Revenant(72)
“I’m looking for an enchantment that will disguise me from angels. Make me look like another species or something.”
His lip curled again, but this time, there was no hint of amusement. “Does this have something to do with the attack?”
“Yes. Obviously, I’m being hunted for some reason. Could have something to do with a patient I treated or maybe I’m being confused for someone else. Either way, it’s clear I’m not safe, and I can’t stay at UG anymore. I can’t put anyone else at risk.”
He came to an abrupt halt. “Put me at risk.”
She wheeled around to face him. “Excuse me?”
“You can stay with me. Think about it,” he said as he stroked his hand down the hilt of a blade at his hip. “No one in their right minds would come after you with me around.”
True, but how long would it be before he was the one she had to run from? Her pager went off in an urgent tone. “Hold on.” She glanced at the message, and her heart stopped.
Your gallbladder blanchier patient from yesterday is code 12. Hurry.
“I gotta go!” She ran toward the Harrowgate leading to the hospital, and wouldn’t you know it, Rev was right on her heels. She didn’t bother taking the time to tell him to go away. He wouldn’t listen, and her mind was racing anyway.
The blanchier’s operation had been routine and unremarkable, so what the hell? She hit the Harrowgate at a run, with Rev sliding in after her. There was only one flashing light inside, and that was the symbol for Underworld General. She touched it, and instantly the gate opened into the hospital’s bustling ER.
She jogged to the surgical wing and the bank of rooms set aside for post-op patients, and the insane activity outside the second door on the right told her that was the blanchier’s room.
Several staff members were frantically trying to revive the pale, elflike demon. Slash, another of several Seminus brothers Eidolon had hired recently, was gripping the blanchier’s ankle, his dermoire glowing madly as he channeled healing power into him. Unfortunately, the blanchier was a species that didn’t respond well to a Seminus demon’s healing power.
“Fuck,” he barked. “Something is shutting down all his systems.”
Bane, his brother, snatched the IV bag off the pole. “This is saline. It’s fucking saline.”
Oh, shit. Blanchiers were highly allergic to saline. Who would have ordered a saline drip? Or had someone accidentally spiked a bag of saline instead of glucose? Blas grabbed the demon’s chart and scanned it for physician orders.
Eidolon had ordered labs. Bane had given an injection of hydrogen peroxide. Blaspheme had ordered… saline.
All around her, the alarmed beeps from hospital equipment and the raised voices of the people trying to save the demon faded into a distant buzz. Blaspheme’s pulse fluttered in spastic bursts as guilt stabbed her in the chest like a dull blade. She’d marked the wrong damned box.
“No,” she whispered.
Revenant appeared at her side and peered at the chart in her hand. “What is it?”
Nausea racked her, stealing her voice, and when she could finally talk, her voice was barely a whisper. “It’s my fault. I meant to mark D5W. I remember now. I was distracted and… fuck. I didn’t even sign my name on the chart.” Shoving the clipboard onto its hook at the foot of the bed, she leaped into action. “Someone give him a glucose injection. Hurry!”
“We already did that. He’s dying,” Slash said.
“Did you try adrenaline? Cefazolin?” She scrambled for the open drawers and cabinets, knocking stuff out of the way as she desperately sought every drug known to help blanchiers. “Acetazolamide?”

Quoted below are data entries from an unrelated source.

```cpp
void gc_launch(const GCPlan& pl, GCParams p, hipStream_t stream) {
    SE_CHECK(p.C0 == pl.p.C0 && p.C1 == pl.p.C1, "gc_launch: source channel split differs from the plan");
    SE_CHECK(!p.dst_elu || (p.epi == EPI_GLU && p.Z == 1), "gc_launch: the second (ELU) store belongs to the gated epilogue");
    if (p.epi == EPI_LSTM && p.first_step && p.C1 == 0) p.C0 = 0;
    g_flat_nrm_refused = 0;
    if (p.t_base > 0 && gc_thin_launch(p, stream)) return;
    if (p.tb_soft) p.t_base &= ~3;
    const int tb = p.t_base, Tspan = p.Tout - tb;
    SE_CHECK(tb >= 0 && (tb & 3) == 0 && Tspan > 0, "gc_launch: first output frame must be a multiple of 4 below Tout");
    SE_CHECK(tb == 0 || (!p.stats && !p.cstats), "gc_launch: the statistics epilogue needs whole rows");
    p.n_ttiles = (Tspan + pl.BN - 1) / pl.BN;
    p.Qt = p.Q;
    p.qt2 = 0;
    p.qq_off = 0;
    static const int dbg_env = getenv("SE_GC_DBG") ? atoi(getenv("SE_GC_DBG")) : 0;
    p.dbg = dbg_env;
    SE_CHECK((double)p.CI_C * (double)std::max(p.s0_c, p.s1_c) + (double)p.Fin * (double)std::max(p.s0_f, p.s1_f) + p.Tin < 1.0e9,
             "gc_launch: source plane too large for 32-bit patch byte offsets");
    constexpr long trim_min = 8192;
    const bool trim_ok = p.epi == EPI_ACT && (long)p.Z * p.B * p.Q * p.n_ttiles * p.n_mtiles >= trim_min;
    p.pw4 = (p.desc4 && (p.Tin % 4 == 0 || ((p.causal || trim_ok) && gc_overread_ok(p.src0) && gc_overread_ok(p.src1)))) ? 1 : 0;
    p.trim = (p.pw4 && !p.causal && p.Tin % 4 != 0) ? 1 : 0;
    SE_CHECK(!p.stats || gc_stats_supported(pl), "gc_launch: this tile configuration has no statistics epilogue");
    SE_CHECK(!p.cstats || (gc_stats_supported(pl) && p.n_mtiles == 1 && p.Z == 1),
             "gc_launch: column statistics need a statistics tile configuration and one m-tile (M " + std::to_string(p.M) + ", BM " +
                 std::to_string(pl.BM) + ", m-tiles " + std::to_string(p.n_mtiles) + ", epilogue " + std::to_string(p.epi) + ", direct " +
                 std::to_string(p.Ws != nullptr) + ")");
    SE_CHECK(p.pw4 || p.CI_C * p.nrows * p.Wp <= gc_bld_max(pl.BM) * 256,
             "pointwise layer with a row length that is not a multiple of 4 needs its sources inside the engine arena");
    if (gc_thin_launch(p, stream)) return;
    if (p.Ws) {
        SE_CHECK(!p.fz, "gc_launch: the direct (<= 4 channel) path cannot fold the branch interaction into its store");
        SE_CHECK(!p.dst_elu, "gc_launch: the direct (<= 4 channel) path has no second (ELU) store");
        SE_CHECK(!p.nrm0 && !p.nrm1, "gc_launch: the direct (<= 4 channel) path cannot normalise its sources on the fly");
        if (p.M <= 1) gc_small_launch<1>(p, pl.small, stream);
        else if (p.M <= 2) gc_small_launch<2>(p, pl.small, stream);
        else gc_small_launch<4>(p, pl.small, stream);
        return;
    }
    {
        const GCTail& alt = pl.tail[1];
        const long nblk = (long)p.Z * p.B * p.Q * p.n_ttiles * p.n_mtiles;
        static const int alt_n64 = getenv("SE_GC_ALT_N64") ? atoi(getenv("SE_GC_ALT_N64")) : 4096;
        if (alt.BN == 64 && nblk < (pl.BM == 64 ? alt_n64 : 256)) {
            GCParams pa = p;
            pa.n_ttiles = (Tspan + 63) / 64;
            pa.Wp = alt.Wp;
            pa.tab = alt.g.tab;
            pa.desc = alt.g.desc;
            pa.desc4 = alt.g.desc4;
            constexpr long alt32_max = 512;
            const long nblk64 = (long)p.Z * p.B * p.Q * pa.n_ttiles * p.n_mtiles;
            if (pl.BM == 128 && pl.tail[0].BN == 32 && nblk64 < alt32_max) {
                pa.n_ttiles = (Tspan + 31) / 32;
                pa.Wp = pl.tail[0].Wp;
                pa.tab = pl.tail[0].g.tab;
                pa.desc = pl.tail[0].g.desc;
                pa.desc4 = pl.tail[0].g.desc4;
                if (gc_resident_fits(pa, 128, 32)) gc_launch_t<128, 32, 4, 1, true>(pa, stream);
                else gc_launch_t<128, 32, 4, 1>(pa, stream);
                return;
            }
            if (pl.BM == 64) {
                if (gc_resident_fits(pa, 64, 32)) gc_launch_t<64, 64, 2, 2, true>(pa, stream);
                else gc_launch_t<64, 64, 2, 2>(pa, stream);
            } else {
                gc_launch_t<128, 64, 4, 1>(pa, stream);
            }
            return;
        }
    }
    {
        static const int flat_env = getenv("SE_GC_FLAT") ? atoi(getenv("SE_GC_FLAT")) : 1;
        constexpr long flat_min = 1024;
        static const long wide_min = getenv("SE_GC_WIDE_MIN") ? atol(getenv("SE_GC_WIDE_MIN")) : 6144;
        const long nblk = (long)p.Z * p.B * p.Q * p.n_ttiles * p.n_mtiles;
        const int upr = (Tspan + 31) / 32;
        const double sbmax = 4.0 * (double)std::max(p.s0_b, p.s1_b);
        if (flat_env && pl.BM == 64 && pl.flat_uw && tb == 0 && p.pw4 && !p.trim && !p.fz && p.Z == 1 && nblk >= flat_min && p.B > 1) {
            const bool wide = pl.BM == 64 && pl.flat[1].BN == 256 && nblk >= wide_min && gc_flat_supported(64, 256, p.epi, pl.flat_uw);
            const GCTail& fg = wide ? pl.flat[1] : pl.flat[0];
            const int upt = wide ? 8 : 4;
            const long tiles_plain = (long)p.B * ((Tspan + 32 * upt - 1) / (32 * upt));
            const long tiles_flat = ((long)p.B * upr + upt - 1) / upt;
            const double span = ((double)(upt + upr - 1) / upr + 1.0) * sbmax;
            const int nrm_rows = (p.nrm0 || p.nrm1) ? gc_flat_rows_spanned(p.B, upr, upt) : 0;
            const bool nrm_ok = nrm_rows <= GC_FLAT_NRM_ROWS;
            const bool flat_ok = fg.BN && gc_flat_supported(pl.BM, fg.BN, p.epi, pl.flat_uw) && tiles_flat * 100 <= tiles_plain * 94 &&
                                 span < 3.0e9;
            if (flat_ok && !nrm_ok) g_flat_nrm_refused = nrm_rows;
            if (flat_ok && nrm_ok) {
                GCParams pa = p;
                pa.flat_upr = upr;
                pa.flat_units = p.B * upr;
                pa.n_ttiles = (int)tiles_flat;
                pa.Wp = fg.Wp;
                pa.tab = fg.g.tab;
                pa.desc = fg.g.desc;
                pa.desc4 = fg.g.desc4;
                if (wide) gc_launch_t<64, 256, 1, 4>(pa, stream);
                else gc_launch_t<64, 128, 2, 2>(pa, stream);
                return;
            }
        }
    }
    {
        const GCTail& wd = pl.tail[2];
        static const long wide_min = getenv("SE_GC_WIDE_MIN") ? atol(getenv("SE_GC_WIDE_MIN")) : 6144;
        const long nblk = (long)p.Z * p.B * p.Q * p.n_ttiles * p.n_mtiles;
        const int nt = (Tspan + 255) / 256;
        static const int wide_fill = getenv("SE_GC_WIDE_FILL") ? atoi(getenv("SE_GC_WIDE_FILL")) : 75;
        if (wd.BN == 256 && pl.BM == 64 && p.pw4 && nblk >= wide_min && Tspan * 100 >= nt * 256 * wide_fill &&
            (long)p.CI_C * p.nrows * wd.Wp <= 4608 ) {
            GCParams pa = p;
            pa.n_ttiles = nt;
            pa.Wp = wd.Wp;
            pa.tab = wd.g.tab;
            pa.desc = wd.g.desc;
            pa.desc4 = wd.g.desc4;
            gc_launch_t<64, 256, 1, 4>(pa, stream);
            return;
        }
    }
    {
        const GCTail& wd = pl.tail[2];
        constexpr long wide128_min = 1536;
        constexpr int wide128_fill = 75;
        const long nblk = (long)p.Z * p.B * p.Q * p.n_ttiles * p.n_mtiles;
        const int nt = (Tspan + 255) / 256;
        if (wd.BN == 256 && pl.BM == 128 && p.epi == EPI_LSTM && p.pw4 && !p.trim && !p.stats && nblk >= wide128_min &&
            Tspan * 100L >= (long)nt * 256 * wide128_fill) {
            GCParams pa = p;
            pa.n_ttiles = nt;
            pa.Wp = wd.Wp;
            pa.tab = wd.g.tab;
            pa.desc = wd.g.desc;
            pa.desc4 = wd.g.desc4;
            gc_launch_e<128, 256, 2, 2, EPI_LSTM>(pa, stream);
            return;
        }
    }
    {
        static const long qt2_min = getenv("SE_GC_QT2_MIN") ? atol(getenv("SE_GC_QT2_MIN")) : 4096;
        const long nblk = (long)p.Z * p.B * p.Q * p.n_ttiles * p.n_mtiles;
        if (pl.qt2.BN == 64 && pl.BN == 128 && p.Q >= 2 && !p.stats && !p.cstats && p.pad_lo == 0 && p.epi != EPI_LSTM &&
            !p.nrm0 && !p.nrm1 && nblk >= qt2_min) {
            GCParams pa = p;
            pa.qt2 = 1;
            pa.qq_off = pl.qt2_qoff;
            pa.nrows = pl.qt2_nrows;
            pa.Qt = (p.Q + 1) / 2;
            pa.n_ttiles = (Tspan + 63) / 64;
            pa.Wp = pl.qt2.Wp;
            pa.tab = pl.qt2.g.tab;
            pa.desc = pl.qt2.g.desc;
            pa.desc4 = pl.qt2.g.desc4;
            if (pl.BM == 128) gc_launch_t<128, 128, 2, 2>(pa, stream);
            else if (pl.BM == 64) gc_launch_t<64, 128, 2, 2>(pa, stream);
            else gc_launch_t<32, 128, 1, 4>(pa, stream);
            return;
        }
    }
    const int full = Tspan / pl.BN, rem = Tspan - full * pl.BN;
    const GCTail* tl = nullptr;
    if (pl.tail_split && full >= 1 && rem > 0 && pl.tail[0].BN && rem <= pl.tail[0].BN) tl = &pl.tail[0];
    if (tl) {
        GCParams pt = p;
        pt.t_base = tb + full * pl.BN;
        pt.n_ttiles = 1;
        pt.Wp = tl->Wp;
        pt.tab = tl->g.tab;
        pt.desc = tl->g.desc;
        pt.desc4 = tl->g.desc4;
        p.n_ttiles = full;
        if (pl.BM == 128 && tl->BN == 32) gc_launch_t<128, 32, 4, 1>(pt, stream);
        else if (pl.BM == 128 && tl->BN == 64) gc_launch_t<128, 64, 4, 1>(pt, stream);
        else if (pl.BM == 64 && tl->BN == 64) gc_launch_t<64, 64, 2, 2>(pt, stream);
        else SE_CHECK(false, "no gemmconv tail tile config");
    }
    if (pl.BM == 128 && pl.BN == 128) gc_launch_t<128, 128, 2, 2>(p, stream);
    else if (pl.BM == 64 && pl.BN == 128) gc_launch_t<64, 128, 2, 2>(p, stream);
    else if (pl.BM == 32 && pl.BN == 128) gc_launch_t<32, 128, 1, 4>(p, stream);
    else if (pl.BM == 128 && pl.BN == 64) gc_launch_t<128, 64, 4, 1>(p, stream);
    else if (pl.BM == 64 && pl.BN == 64) gc_launch_t<64, 64, 2, 2>(p, stream);
    else SE_CHECK(false, "no gemmconv tile config");
}

}
```

Before: 2694 utt/s.

## Split conv GEMM grid into row classes that skip padded edge taps

Frequency rows near the plane edges have kernel taps that fall outside the input and were computed as zero-padded work. The change groups output rows into runs with the same set of valid taps and builds a reduced weight pack and descriptor geometry for each edge run, cached per plane. A single launch then carries up to four row classes, and each block finds its class from blockIdx and uses a smaller K. This cuts padded MACs on paired-tap BM=128 qt2 launches, at the cost of per-block class lookup, extra weight copies, an eager-only build step and a new kernel variant that may change occupancy.

```diff
diff --git a/sixty-years-of-frequency-domain-monaural-speech-enhancement_amd/csrc/gemmconv.h b/sixty-years-of-frequency-domain-monaural-speech-enhancement_amd/csrc/gemmconv.h
--- a/sixty-years-of-frequency-domain-monaural-speech-enhancement_amd/csrc/gemmconv.h
+++ b/sixty-years-of-frequency-domain-monaural-speech-enhancement_amd/csrc/gemmconv.h
@@ -23,6 +23,20 @@
 };
 
 constexpr int GC_THIN_NT = 8;
+
+constexpr int GC_MAX_CLS = 4;
+struct GCRowClass {
+    const float* A;
+    long A_z;
+    const int* tab;
+    const unsigned* desc;
+    const unsigned* desc4;
+    int CI_C, KCp, nrows, Wp;
+    int qt2, qq_off;
+    int Qt, n_ttiles;
+    int q0, q1;
+    int blk0, nblk;
+};
 
 struct GCParams {
     const float* A;
@@ -84,6 +98,8 @@
     const float* nrm1;
     int flat_upr;
     int flat_units;
+    int ncls;
+    GCRowClass cls[GC_MAX_CLS];
 };
 constexpr int GC_NRM_MAXC = 128;
 constexpr int GC_FLAT_NRM_ROWS = 2;
@@ -101,6 +117,27 @@
 struct GCSmallGeom {
     int dfmin = 0, dfmax = 0, dtmin = 0, dtmax = 0;
 };
+
+struct TapSpec {
+    int ntaps = 0;
+    int df[GC_MAX_TAPS];
+    int dt[GC_MAX_TAPS];
+};
+
+struct GCEdgeCache;
+struct GCRowRun {
+    int q0 = 0, q1 = 0;
+    std::vector<int> taps;
+};
+std::vector<GCRowRun> gc_row_runs(const TapSpec& taps, int si, int Fin, int Q);
+struct GCClassLayout {
+    int run = 0;
+    int q0 = 0, q1 = 0, qt2 = 0, Qt = 0, n_ttiles = 0;
+    long blk0 = 0, nblk = 0;
+};
+std::vector<GCClassLayout> gc_class_layout(const std::vector<GCRowRun>& runs, int ntaps, long per_tile, int ntt_two, int ntt_one);
+void gc_set_cls_min_share_pct(int pct);
+int gc_cls_min_share_pct();
 
 struct GCPlan {
     GCParams p{};
@@ -124,12 +161,7 @@
     float* dBiasPad = nullptr;
     float* dPostScale = nullptr;
     float* dPostShift = nullptr;
-};
-
-struct TapSpec {
-    int ntaps = 0;
-    int df[GC_MAX_TAPS];
-    int dt[GC_MAX_TAPS];
+    GCEdgeCache* edge = nullptr;
 };
 
 GCPlan gc_make_plan(int M, int Cin, const TapSpec& taps, const std::vector<float>& w_logical,
@@ -155,6 +187,9 @@
     int flat_nrm_refused = 0;
     long nblk = 0;
     int epi = 0, gru = 0;
+    int ncls = 0;
+    long kskip = 0;
+    long kpad = 0;
 };
 void gc_set_launch_log(std::vector<GCLaunchRec>* log);
 int gc_flat_rows_spanned(int B, int upr, int upt);
diff --git a/sixty-years-of-frequency-domain-monaural-speech-enhancement_amd/csrc/gemmconv.hip b/sixty-years-of-frequency-domain-monaural-speech-enhancement_amd/csrc/gemmconv.hip
--- a/sixty-years-of-frequency-domain-monaural-speech-enhancement_amd/csrc/gemmconv.hip
+++ b/sixty-years-of-frequency-domain-monaural-speech-enhancement_amd/csrc/gemmconv.hip
@@ -4,6 +4,7 @@
 #include <algorithm>
 #include <cmath>
 #include <cstring>
+#include <deque>
 #include <mutex>
 #include <type_traits>
 
@@ -133,7 +134,7 @@
     return x;
 }
 
-template <int BM, int BN, int WM, int WN, int EPI, bool RES = false, bool TRIM = false, bool FZ = false, bool NRM = false, int FLATW = 0>
+template <int BM, int BN, int WM, int WN, int EPI, bool RES = false, bool TRIM = false, bool FZ = false, bool NRM = false, int FLATW = 0, bool CLS = false>
 __global__ __launch_bounds__(256, RES ? 1 : (FZ || (BM >= 128 && BN >= 256)) ? (BM <= 32 ? 4 : 2) : gc_blocks_per_cu(BM)) void gc_kernel(const GCParams p) {
 #ifdef GC_TIMING
     unsigned long long tacc[12] = {0, 0, 0, 0, 0, 0, 0, 0, 0, 0, 0, 0};
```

“We’ve tried everything!” Doctor Shakvhan’s shrill voice rang out, but Blaspheme didn’t stop tearing through supplies, knocking wrapped syringes, bandages, and who-knew-what-else to the floor.

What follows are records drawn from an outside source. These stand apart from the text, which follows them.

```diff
@@ -354,7 +430,7 @@
             const uint32_t i = rp + sub;
             const bool in = sub < ln && i >= i0 && i < i0 + np;
             at[it] = in ? i - i0 : 0xFFFFFFFFu;
-            v[it] = H[in ? (uint64_t)(row0 + r) * g.stride + s_lo[rc] + sub : (uint64_t)row0 * g.stride];
+            v[it] = H[in ? (uint64_t)tr[it] * g.stride + s_lo[rc] + sub : (uint64_t)row0 * g.stride];
         }
 #pragma unroll
         for (uint32_t it = 0; it < IX_ROUNDS; it++) {
@@ -370,7 +446,7 @@
         for (uint32_t r = tid / IX_LPR; r < nrows; r += IX_NT / IX_LPR) {
             const uint32_t rp = s_rowpre[r], ln = s_rowpre[r + 1u] - rp;
             if (ln <= IX_LPR || rp + ln <= i0 || rp >= i0 + np) continue;
-            const uint64_t *src = H + (uint64_t)(row0 + r) * g.stride + s_lo[r];
+            const uint64_t *src = H + (uint64_t)(rowmap ? rowmap[row0 + r] : row0 + r) * g.stride + s_lo[r];
             for (uint32_t k = sub + IX_LPR; k < ln; k += IX_LPR) {
                 const uint32_t i = rp + k;
                 if (i < i0 || i >= i0 + np) continue;
@@ -448,6 +524,7 @@
     const uint32_t per = gridDim.x >> 3;
     const uint32_t q = (blockIdx.x & 7u) * per + (blockIdx.x >> 3);
     if (q >= g.nblk * nchunk) return;
+    if (flags[IXF_DEGENERATE] != 0u) return;
     const uint32_t blk = q / nchunk, ch = q - blk * nchunk;
     const uint32_t tid = threadIdx.x, quad = tid & 7u, rsub = tid >> 3;
     const uint32_t p0 = ch * IX5_CH + quad * 4u;
@@ -1106,7 +1183,9 @@
 }
 #endif
 
-IxPlan index_plan(uint32_t n, uint32_t E, uint32_t s, uint32_t rs, uint64_t stride, uint64_t maxv, double dens0, bool want_gs)
+size_t index_front_lds_bytes() { return IXF_LDS_BYTES; }
+
+IxPlan index_plan(uint32_t n, uint32_t E, uint32_t s, uint32_t rs, uint64_t stride, uint64_t maxv, double dens0, bool want_gs, size_t front_lds)
 {
     IxPlan p;
     IxGeom &g = p.g;
@@ -1149,8 +1228,26 @@
     p.tc_bytes = (size_t)E * 8u;
     p.big_bytes = ((size_t)E / IX_CAP + 2u) * 4u;
     if (p.lb_bytes > ((size_t)2 << 30) || p.cnt_bytes > ((size_t)2 << 30)) { p.why = "scratch of the tiles too large"; return p; }
+    p.front_lds_bytes = ((size_t)g.Bp + 1u) / 2u * 4u;
+    p.front = p.front_lds_bytes <= (front_lds < IXF_LDS_BYTES ? front_lds : (size_t)IXF_LDS_BYTES);
     p.ok = true;
     return p;
+}
+
+hipError_t index_front(const IxPlan &plan, const uint64_t *hashes, const uint32_t *rowmap, const uint32_t *cnt_table, const uint32_t *off, void *lb_v,
+                       void *cnt_v, uint32_t *flags, hipStream_t stream)
+{
+    if (!plan.ok || (cnt_table == nullptr && off == nullptr)) return hipErrorInvalidValue;
+    const IxGeom g = plan.g;
+    if (!plan.front) {
+        hipLaunchKernelGGL(ix_window_offsets_kernel, dim3((g.n + 3u) / 4u), dim3(256), 0, stream, g, hashes, rowmap, cnt_table, off, static_cast<uint16_t *>(lb_v));
+        return hipGetLastError();
+    }
+    const hipError_t e = hipFuncSetAttribute(reinterpret_cast<const void *>(ix_front_kernel), hipFuncAttributeMaxDynamicSharedMemorySize, (int)plan.front_lds_bytes);
+    if (e != hipSuccess) return e;
+    hipLaunchKernelGGL(ix_front_kernel, dim3(g.nblk), dim3(IXF_NT), plan.front_lds_bytes, stream, g, hashes, rowmap, cnt_table, off, static_cast<uint16_t *>(lb_v),
+                       static_cast<uint32_t *>(cnt_v), flags);
+    return hipGetLastError();
 }
 
 hipError_t index_gather_rows(const IxPlan &plan, const uint64_t *hashes, const uint32_t *inv, const uint32_t *cnt_table, uint64_t *out, void *lb_v,
@@ -1189,7 +1286,7 @@
 hipError_t index_build(const IxPlan &plan, const uint64_t *hashes, const uint32_t *off, void *lb_v, void *cnt_v, void *start_v, void *big_v, void *pk_v, void *tc_v,
                        uint64_t *keys_sorted, uint32_t *sorted_rows, uint32_t *gend, uint32_t *gs_of, uint32_t *code_img, uint32_t *pos_img,
                        void *stat_scratch, unsigned long long *incidences, uint32_t *max_group, uint32_t *groups, uint32_t *flags,
-                       const IxLeaders *leaders, hipStream_t stream, int stages)
+                       const IxLeaders *leaders, hipStream_t stream, int stages, const uint32_t *rowmap)
 {
     if (!plan.ok) return hipErrorInvalidValue;
     const IxGeom g = plan.g;
@@ -1202,13 +1299,18 @@
         e = hipFuncSetAttribute(reinterpret_cast<const void *>(ix_tile_partition_kernel), hipFuncAttributeMaxDynamicSharedMemorySize, (int)IXL_BYTES);
         if (e != hipSuccess) return e;
         const uint32_t tiles = 8u * ((g.nseq + 7u) / 8u);
-        if (!(stages & 8)) hipLaunchKernelGGL(ix_window_offsets_kernel, dim3((g.n + 3u) / 4u), dim3(256), 0, stream, g, hashes, off, lb);
-        hipLaunchKernelGGL(ix_tile_count_kernel, dim3(tiles), dim3(IX_NT), 0, stream, g, hashes, (const uint16_t *)lb, cnt);
+        bool cnt_made = (stages & 8) && (stages & 16);
+        if (!(stages & 8)) {
+            e = index_front(plan, hashes, rowmap, nullptr, off, lb_v, cnt_v, flags, stream);
+            if (e != hipSuccess) return e;
+            cnt_made = plan.front;
+        }
+        if (!cnt_made) hipLaunchKernelGGL(ix_tile_count_kernel, dim3(tiles), dim3(IX_NT), 0, stream, g, hashes, rowmap, (const uint16_t *)lb, cnt);
         hipLaunchKernelGGL(ix_col_scan_kernel, dim3((g.Bp + 255u) / 256u), dim3(256), 0, stream, g, cnt, start);
         hipLaunchKernelGGL(ix_bucket_scan_kernel, dim3(1), dim3(1024), 0, stream, g, start, flags, static_cast<uint32_t *>(big_v));
         e = hipGetLastError();
         if (e != hipSuccess) return e;
-        hipLaunchKernelGGL(ix_tile_partition_kernel, dim3(tiles), dim3(IX_NT), IXL_BYTES, stream, g, hashes, (const uint16_t *)lb, (const uint32_t *)cnt,
+        hipLaunchKernelGGL(ix_tile_partition_kernel, dim3(tiles), dim3(IX_NT), IXL_BYTES, stream, g, hashes, rowmap, (const uint16_t *)lb, (const uint32_t *)cnt,
                            (const uint32_t *)start, (const uint32_t *)flags, pk, pos_img);
         e = hipGetLastError();
         if (e != hipSuccess) return e;
```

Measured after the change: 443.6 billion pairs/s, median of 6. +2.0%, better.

Behind her, she heard Revenant’s low curse. She stopped her frantic search to watch him shove his way through the crowd of doctors and nurses.
“Hey!”
“What are you doing, asshole?”
“You can’t be in here —”
Revenant ignored everyone to lay his hand on the demon’s forehead. For a moment, everyone went silent as the room filled with a strange, electric energy. A heartbeat later, the patient inhaled a great, gasping breath, and all the machines that had been beeping in alarm suddenly went back to normal.
Shocked expressions quickly yielded to relief, and then the scramble to stabilize the guy began.
“You saved him,” Blas croaked, her mouth dry from the adrenaline overload. “Oh, damn. You did it.” Her hand shook as she swiped a paper cup from the dispenser, splashed water into it, and downed it to relieve her parched mouth. When she could speak without sounding like a three-pack-a-day smoker, she asked, “How did you do that?”